[[ SUPPLIED DATA, beginning ]]
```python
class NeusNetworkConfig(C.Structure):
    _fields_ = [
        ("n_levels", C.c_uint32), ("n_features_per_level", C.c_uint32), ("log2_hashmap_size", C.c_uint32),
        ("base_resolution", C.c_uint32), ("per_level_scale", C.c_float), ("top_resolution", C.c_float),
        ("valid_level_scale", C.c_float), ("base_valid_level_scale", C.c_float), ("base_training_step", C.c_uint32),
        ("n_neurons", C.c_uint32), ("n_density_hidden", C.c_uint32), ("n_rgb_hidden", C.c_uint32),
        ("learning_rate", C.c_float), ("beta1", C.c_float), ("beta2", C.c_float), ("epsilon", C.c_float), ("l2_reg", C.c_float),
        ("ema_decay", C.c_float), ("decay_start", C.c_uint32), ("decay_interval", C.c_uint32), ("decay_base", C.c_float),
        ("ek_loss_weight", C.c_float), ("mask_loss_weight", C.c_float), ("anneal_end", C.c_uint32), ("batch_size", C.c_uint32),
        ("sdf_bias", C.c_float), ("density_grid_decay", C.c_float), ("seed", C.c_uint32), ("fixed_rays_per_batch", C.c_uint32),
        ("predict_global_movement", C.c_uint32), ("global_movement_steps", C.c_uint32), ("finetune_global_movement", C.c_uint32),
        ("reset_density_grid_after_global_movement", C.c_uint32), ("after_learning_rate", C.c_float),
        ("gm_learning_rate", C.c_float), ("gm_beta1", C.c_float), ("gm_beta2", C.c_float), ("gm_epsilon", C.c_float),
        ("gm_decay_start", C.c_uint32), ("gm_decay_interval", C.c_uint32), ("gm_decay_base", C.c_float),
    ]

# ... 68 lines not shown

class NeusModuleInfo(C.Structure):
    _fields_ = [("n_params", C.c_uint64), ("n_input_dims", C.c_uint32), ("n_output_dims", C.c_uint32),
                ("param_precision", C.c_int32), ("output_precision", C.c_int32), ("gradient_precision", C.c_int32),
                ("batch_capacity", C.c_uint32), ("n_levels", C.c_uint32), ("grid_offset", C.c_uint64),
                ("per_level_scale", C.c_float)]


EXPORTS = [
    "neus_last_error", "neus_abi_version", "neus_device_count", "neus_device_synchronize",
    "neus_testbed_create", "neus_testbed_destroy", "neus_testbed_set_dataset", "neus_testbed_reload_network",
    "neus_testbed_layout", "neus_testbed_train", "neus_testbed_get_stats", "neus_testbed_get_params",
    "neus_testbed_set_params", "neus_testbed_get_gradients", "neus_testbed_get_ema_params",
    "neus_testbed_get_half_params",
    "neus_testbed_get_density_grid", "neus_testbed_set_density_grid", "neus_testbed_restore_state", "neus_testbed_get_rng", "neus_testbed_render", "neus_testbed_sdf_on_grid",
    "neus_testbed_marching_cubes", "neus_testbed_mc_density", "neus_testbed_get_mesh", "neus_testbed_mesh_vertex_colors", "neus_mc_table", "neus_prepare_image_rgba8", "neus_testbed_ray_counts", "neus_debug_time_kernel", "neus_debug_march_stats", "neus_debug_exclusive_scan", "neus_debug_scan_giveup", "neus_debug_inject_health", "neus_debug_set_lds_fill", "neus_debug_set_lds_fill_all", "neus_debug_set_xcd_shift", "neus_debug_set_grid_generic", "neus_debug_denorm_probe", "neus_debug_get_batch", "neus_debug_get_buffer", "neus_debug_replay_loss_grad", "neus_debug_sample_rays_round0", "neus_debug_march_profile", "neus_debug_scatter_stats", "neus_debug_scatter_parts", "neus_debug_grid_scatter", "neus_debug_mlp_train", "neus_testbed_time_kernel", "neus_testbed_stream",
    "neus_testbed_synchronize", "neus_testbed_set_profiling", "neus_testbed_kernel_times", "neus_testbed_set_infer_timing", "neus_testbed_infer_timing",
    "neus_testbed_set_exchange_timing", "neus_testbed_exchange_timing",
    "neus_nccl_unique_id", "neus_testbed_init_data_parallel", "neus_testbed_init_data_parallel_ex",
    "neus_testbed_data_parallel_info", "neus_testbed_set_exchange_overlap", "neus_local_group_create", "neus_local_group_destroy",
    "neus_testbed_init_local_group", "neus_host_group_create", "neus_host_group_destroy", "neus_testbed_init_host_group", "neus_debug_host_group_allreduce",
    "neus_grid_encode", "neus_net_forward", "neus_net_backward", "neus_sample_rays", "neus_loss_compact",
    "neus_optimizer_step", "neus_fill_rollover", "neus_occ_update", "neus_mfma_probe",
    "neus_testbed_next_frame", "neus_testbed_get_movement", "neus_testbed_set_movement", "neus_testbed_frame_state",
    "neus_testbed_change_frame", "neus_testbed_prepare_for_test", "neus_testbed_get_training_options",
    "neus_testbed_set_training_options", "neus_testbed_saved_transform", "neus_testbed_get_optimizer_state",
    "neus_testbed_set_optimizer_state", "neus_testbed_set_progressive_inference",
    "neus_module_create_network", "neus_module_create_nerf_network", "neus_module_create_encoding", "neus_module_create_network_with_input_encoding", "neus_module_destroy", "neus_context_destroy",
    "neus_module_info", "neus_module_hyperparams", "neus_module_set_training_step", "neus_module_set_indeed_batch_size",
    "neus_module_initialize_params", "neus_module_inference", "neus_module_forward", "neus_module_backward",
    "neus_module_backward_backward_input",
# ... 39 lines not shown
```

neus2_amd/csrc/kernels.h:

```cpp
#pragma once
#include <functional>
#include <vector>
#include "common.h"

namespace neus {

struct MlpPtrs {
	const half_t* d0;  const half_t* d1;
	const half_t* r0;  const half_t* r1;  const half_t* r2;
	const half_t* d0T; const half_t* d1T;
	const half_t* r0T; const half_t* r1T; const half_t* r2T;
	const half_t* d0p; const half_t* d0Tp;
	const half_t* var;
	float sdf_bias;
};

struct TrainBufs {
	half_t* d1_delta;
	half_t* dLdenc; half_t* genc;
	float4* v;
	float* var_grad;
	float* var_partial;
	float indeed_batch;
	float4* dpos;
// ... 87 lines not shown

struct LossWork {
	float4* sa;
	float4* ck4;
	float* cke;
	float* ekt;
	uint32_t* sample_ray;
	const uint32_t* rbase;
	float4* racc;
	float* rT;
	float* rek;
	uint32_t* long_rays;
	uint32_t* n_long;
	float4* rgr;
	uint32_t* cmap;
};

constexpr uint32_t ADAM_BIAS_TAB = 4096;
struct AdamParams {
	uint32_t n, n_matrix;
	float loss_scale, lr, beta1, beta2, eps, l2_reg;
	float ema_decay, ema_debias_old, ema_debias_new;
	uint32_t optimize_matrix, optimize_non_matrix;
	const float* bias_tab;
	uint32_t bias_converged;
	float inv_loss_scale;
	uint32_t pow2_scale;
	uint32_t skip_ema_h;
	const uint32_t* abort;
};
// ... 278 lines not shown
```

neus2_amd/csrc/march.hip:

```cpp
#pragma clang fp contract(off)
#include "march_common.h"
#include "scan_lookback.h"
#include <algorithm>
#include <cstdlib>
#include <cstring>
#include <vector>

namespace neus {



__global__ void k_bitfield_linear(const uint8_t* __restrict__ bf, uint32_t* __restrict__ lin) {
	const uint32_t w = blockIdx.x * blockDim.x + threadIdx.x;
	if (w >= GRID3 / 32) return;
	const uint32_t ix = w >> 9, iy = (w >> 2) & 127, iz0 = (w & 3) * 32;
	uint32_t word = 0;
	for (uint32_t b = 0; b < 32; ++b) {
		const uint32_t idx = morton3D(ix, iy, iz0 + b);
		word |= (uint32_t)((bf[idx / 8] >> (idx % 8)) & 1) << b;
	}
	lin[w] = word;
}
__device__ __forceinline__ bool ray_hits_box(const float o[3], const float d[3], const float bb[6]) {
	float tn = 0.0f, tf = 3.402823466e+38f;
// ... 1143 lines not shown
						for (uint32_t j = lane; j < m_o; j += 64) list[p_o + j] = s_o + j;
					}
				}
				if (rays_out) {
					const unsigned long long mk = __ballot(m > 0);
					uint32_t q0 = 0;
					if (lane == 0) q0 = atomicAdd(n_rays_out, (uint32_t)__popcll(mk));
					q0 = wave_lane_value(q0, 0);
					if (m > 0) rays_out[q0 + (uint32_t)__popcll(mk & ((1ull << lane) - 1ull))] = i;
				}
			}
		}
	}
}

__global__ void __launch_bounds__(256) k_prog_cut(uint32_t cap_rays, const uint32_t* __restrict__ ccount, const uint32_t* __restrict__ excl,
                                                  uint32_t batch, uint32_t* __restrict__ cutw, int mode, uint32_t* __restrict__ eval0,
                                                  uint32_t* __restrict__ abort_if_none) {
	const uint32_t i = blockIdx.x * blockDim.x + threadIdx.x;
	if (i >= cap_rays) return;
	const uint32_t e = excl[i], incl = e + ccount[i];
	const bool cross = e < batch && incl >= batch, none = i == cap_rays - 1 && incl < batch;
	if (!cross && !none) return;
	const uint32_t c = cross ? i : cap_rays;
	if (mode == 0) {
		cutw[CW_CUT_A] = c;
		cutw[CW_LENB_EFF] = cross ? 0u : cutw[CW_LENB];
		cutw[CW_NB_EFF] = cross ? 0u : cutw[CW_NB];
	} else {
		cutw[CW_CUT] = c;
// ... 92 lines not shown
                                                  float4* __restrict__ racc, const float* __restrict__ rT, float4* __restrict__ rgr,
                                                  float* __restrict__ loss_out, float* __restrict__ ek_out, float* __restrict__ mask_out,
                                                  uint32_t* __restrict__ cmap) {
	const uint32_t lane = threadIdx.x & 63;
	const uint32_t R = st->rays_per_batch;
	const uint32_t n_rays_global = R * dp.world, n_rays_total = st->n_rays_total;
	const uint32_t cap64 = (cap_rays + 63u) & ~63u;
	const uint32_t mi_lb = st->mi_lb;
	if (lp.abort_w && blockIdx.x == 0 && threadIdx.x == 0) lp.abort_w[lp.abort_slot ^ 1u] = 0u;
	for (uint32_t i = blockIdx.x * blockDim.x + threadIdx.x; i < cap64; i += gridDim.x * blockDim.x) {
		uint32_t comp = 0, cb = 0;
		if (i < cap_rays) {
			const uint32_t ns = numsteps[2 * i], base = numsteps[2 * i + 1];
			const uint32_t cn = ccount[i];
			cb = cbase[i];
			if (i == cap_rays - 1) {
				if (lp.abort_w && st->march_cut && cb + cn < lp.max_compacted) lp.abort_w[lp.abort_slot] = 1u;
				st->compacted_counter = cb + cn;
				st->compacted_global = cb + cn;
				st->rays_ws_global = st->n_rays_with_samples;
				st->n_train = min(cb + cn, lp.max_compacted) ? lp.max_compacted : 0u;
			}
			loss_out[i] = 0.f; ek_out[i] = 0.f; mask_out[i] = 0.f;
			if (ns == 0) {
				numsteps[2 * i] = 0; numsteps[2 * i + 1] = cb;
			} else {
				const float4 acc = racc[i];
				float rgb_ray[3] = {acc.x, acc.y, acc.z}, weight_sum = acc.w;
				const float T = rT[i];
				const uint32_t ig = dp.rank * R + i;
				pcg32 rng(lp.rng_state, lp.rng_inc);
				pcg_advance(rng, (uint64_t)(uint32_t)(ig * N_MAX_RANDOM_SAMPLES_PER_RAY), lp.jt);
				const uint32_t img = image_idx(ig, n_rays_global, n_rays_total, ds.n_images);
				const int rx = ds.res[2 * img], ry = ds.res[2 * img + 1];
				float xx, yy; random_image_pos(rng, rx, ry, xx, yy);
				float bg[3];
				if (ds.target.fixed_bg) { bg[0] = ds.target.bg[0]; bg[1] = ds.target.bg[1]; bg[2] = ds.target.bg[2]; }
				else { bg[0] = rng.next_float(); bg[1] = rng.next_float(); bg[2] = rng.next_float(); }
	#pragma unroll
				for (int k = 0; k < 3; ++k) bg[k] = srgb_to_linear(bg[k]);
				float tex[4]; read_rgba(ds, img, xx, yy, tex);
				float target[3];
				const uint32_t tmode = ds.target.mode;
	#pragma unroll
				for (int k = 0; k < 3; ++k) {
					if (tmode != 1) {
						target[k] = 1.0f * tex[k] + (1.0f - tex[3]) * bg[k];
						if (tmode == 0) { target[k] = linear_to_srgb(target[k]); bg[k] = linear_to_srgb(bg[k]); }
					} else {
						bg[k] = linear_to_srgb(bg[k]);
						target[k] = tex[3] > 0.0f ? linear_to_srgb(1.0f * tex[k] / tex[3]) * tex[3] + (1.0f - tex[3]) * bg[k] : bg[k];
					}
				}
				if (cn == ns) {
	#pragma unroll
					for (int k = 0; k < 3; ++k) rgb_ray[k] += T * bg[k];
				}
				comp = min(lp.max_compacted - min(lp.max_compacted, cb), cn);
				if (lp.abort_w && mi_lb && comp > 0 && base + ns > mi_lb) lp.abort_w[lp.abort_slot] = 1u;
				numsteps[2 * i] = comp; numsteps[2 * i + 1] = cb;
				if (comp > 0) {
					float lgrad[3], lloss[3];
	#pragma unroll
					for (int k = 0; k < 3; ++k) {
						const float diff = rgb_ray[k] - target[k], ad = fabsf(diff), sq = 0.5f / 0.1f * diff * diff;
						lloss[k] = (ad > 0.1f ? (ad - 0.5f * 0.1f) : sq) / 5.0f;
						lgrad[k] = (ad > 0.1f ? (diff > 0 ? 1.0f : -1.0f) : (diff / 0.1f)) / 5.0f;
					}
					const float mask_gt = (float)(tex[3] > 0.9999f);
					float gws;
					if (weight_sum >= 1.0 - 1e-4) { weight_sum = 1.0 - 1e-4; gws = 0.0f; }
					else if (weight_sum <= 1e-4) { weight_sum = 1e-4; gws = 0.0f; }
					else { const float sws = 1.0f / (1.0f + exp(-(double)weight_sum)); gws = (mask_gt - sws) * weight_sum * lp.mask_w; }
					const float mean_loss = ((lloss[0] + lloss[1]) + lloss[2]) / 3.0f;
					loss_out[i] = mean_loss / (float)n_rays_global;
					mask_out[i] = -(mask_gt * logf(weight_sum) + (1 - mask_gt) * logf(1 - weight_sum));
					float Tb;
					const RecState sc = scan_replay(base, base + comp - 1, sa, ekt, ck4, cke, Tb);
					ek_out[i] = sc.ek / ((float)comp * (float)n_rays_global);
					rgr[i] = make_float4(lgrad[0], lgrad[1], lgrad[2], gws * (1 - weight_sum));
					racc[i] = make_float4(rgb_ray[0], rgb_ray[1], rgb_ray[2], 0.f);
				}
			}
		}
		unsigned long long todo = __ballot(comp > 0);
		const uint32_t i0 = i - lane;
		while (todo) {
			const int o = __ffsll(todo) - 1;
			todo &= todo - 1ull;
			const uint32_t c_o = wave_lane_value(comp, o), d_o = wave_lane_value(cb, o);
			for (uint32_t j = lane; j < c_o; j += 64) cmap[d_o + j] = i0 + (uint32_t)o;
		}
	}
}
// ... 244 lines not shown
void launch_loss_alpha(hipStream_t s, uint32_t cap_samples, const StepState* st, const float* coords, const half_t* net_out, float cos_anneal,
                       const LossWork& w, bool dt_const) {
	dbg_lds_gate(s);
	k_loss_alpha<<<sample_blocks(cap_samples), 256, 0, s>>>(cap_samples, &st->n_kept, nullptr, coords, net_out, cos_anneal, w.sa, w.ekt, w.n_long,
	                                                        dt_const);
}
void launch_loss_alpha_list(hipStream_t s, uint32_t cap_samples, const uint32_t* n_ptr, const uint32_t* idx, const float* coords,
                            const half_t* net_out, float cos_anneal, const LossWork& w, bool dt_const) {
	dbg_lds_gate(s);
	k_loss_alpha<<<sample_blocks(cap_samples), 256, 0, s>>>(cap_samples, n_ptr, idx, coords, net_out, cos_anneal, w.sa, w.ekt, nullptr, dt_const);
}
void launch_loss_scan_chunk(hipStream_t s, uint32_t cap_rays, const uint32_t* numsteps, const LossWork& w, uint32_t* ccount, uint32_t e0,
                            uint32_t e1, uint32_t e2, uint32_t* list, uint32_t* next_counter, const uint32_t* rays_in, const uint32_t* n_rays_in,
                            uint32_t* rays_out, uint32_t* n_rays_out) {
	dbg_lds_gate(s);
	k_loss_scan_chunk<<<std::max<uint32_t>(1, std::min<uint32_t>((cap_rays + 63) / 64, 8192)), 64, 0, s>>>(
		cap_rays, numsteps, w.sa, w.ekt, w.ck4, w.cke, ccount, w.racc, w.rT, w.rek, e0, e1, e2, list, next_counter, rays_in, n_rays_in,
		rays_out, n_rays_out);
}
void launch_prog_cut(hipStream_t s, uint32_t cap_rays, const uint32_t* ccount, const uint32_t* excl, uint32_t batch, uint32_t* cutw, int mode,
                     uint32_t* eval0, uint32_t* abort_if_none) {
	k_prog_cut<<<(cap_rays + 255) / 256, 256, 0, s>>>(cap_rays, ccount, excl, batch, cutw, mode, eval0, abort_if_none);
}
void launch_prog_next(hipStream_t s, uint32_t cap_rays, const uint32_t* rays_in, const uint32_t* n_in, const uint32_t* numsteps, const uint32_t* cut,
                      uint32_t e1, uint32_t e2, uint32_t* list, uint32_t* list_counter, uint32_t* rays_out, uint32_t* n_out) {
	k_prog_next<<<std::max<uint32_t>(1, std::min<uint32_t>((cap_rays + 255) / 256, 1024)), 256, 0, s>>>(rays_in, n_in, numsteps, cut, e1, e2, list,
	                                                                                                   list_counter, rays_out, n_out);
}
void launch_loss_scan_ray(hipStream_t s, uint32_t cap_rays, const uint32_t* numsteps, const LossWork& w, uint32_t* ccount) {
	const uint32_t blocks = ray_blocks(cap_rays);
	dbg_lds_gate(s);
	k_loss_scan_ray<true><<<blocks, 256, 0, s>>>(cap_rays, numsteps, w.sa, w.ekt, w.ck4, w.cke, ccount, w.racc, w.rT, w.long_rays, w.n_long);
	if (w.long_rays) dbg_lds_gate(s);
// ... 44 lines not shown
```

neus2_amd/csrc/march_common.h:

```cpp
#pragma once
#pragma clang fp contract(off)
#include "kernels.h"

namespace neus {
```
[[ SUPPLIED DATA, end ]]
Search the entries for the string "threadIdx" and return each line where it turns up.

	const uint32_t w = blockIdx.x * blockDim.x + threadIdx.x;
	const uint32_t i = blockIdx.x * blockDim.x + threadIdx.x;
	const uint32_t lane = threadIdx.x & 63;
	if (lp.abort_w && blockIdx.x == 0 && threadIdx.x == 0) lp.abort_w[lp.abort_slot ^ 1u] = 0u;
	for (uint32_t i = blockIdx.x * blockDim.x + threadIdx.x; i < cap64; i += gridDim.x * blockDim.x) {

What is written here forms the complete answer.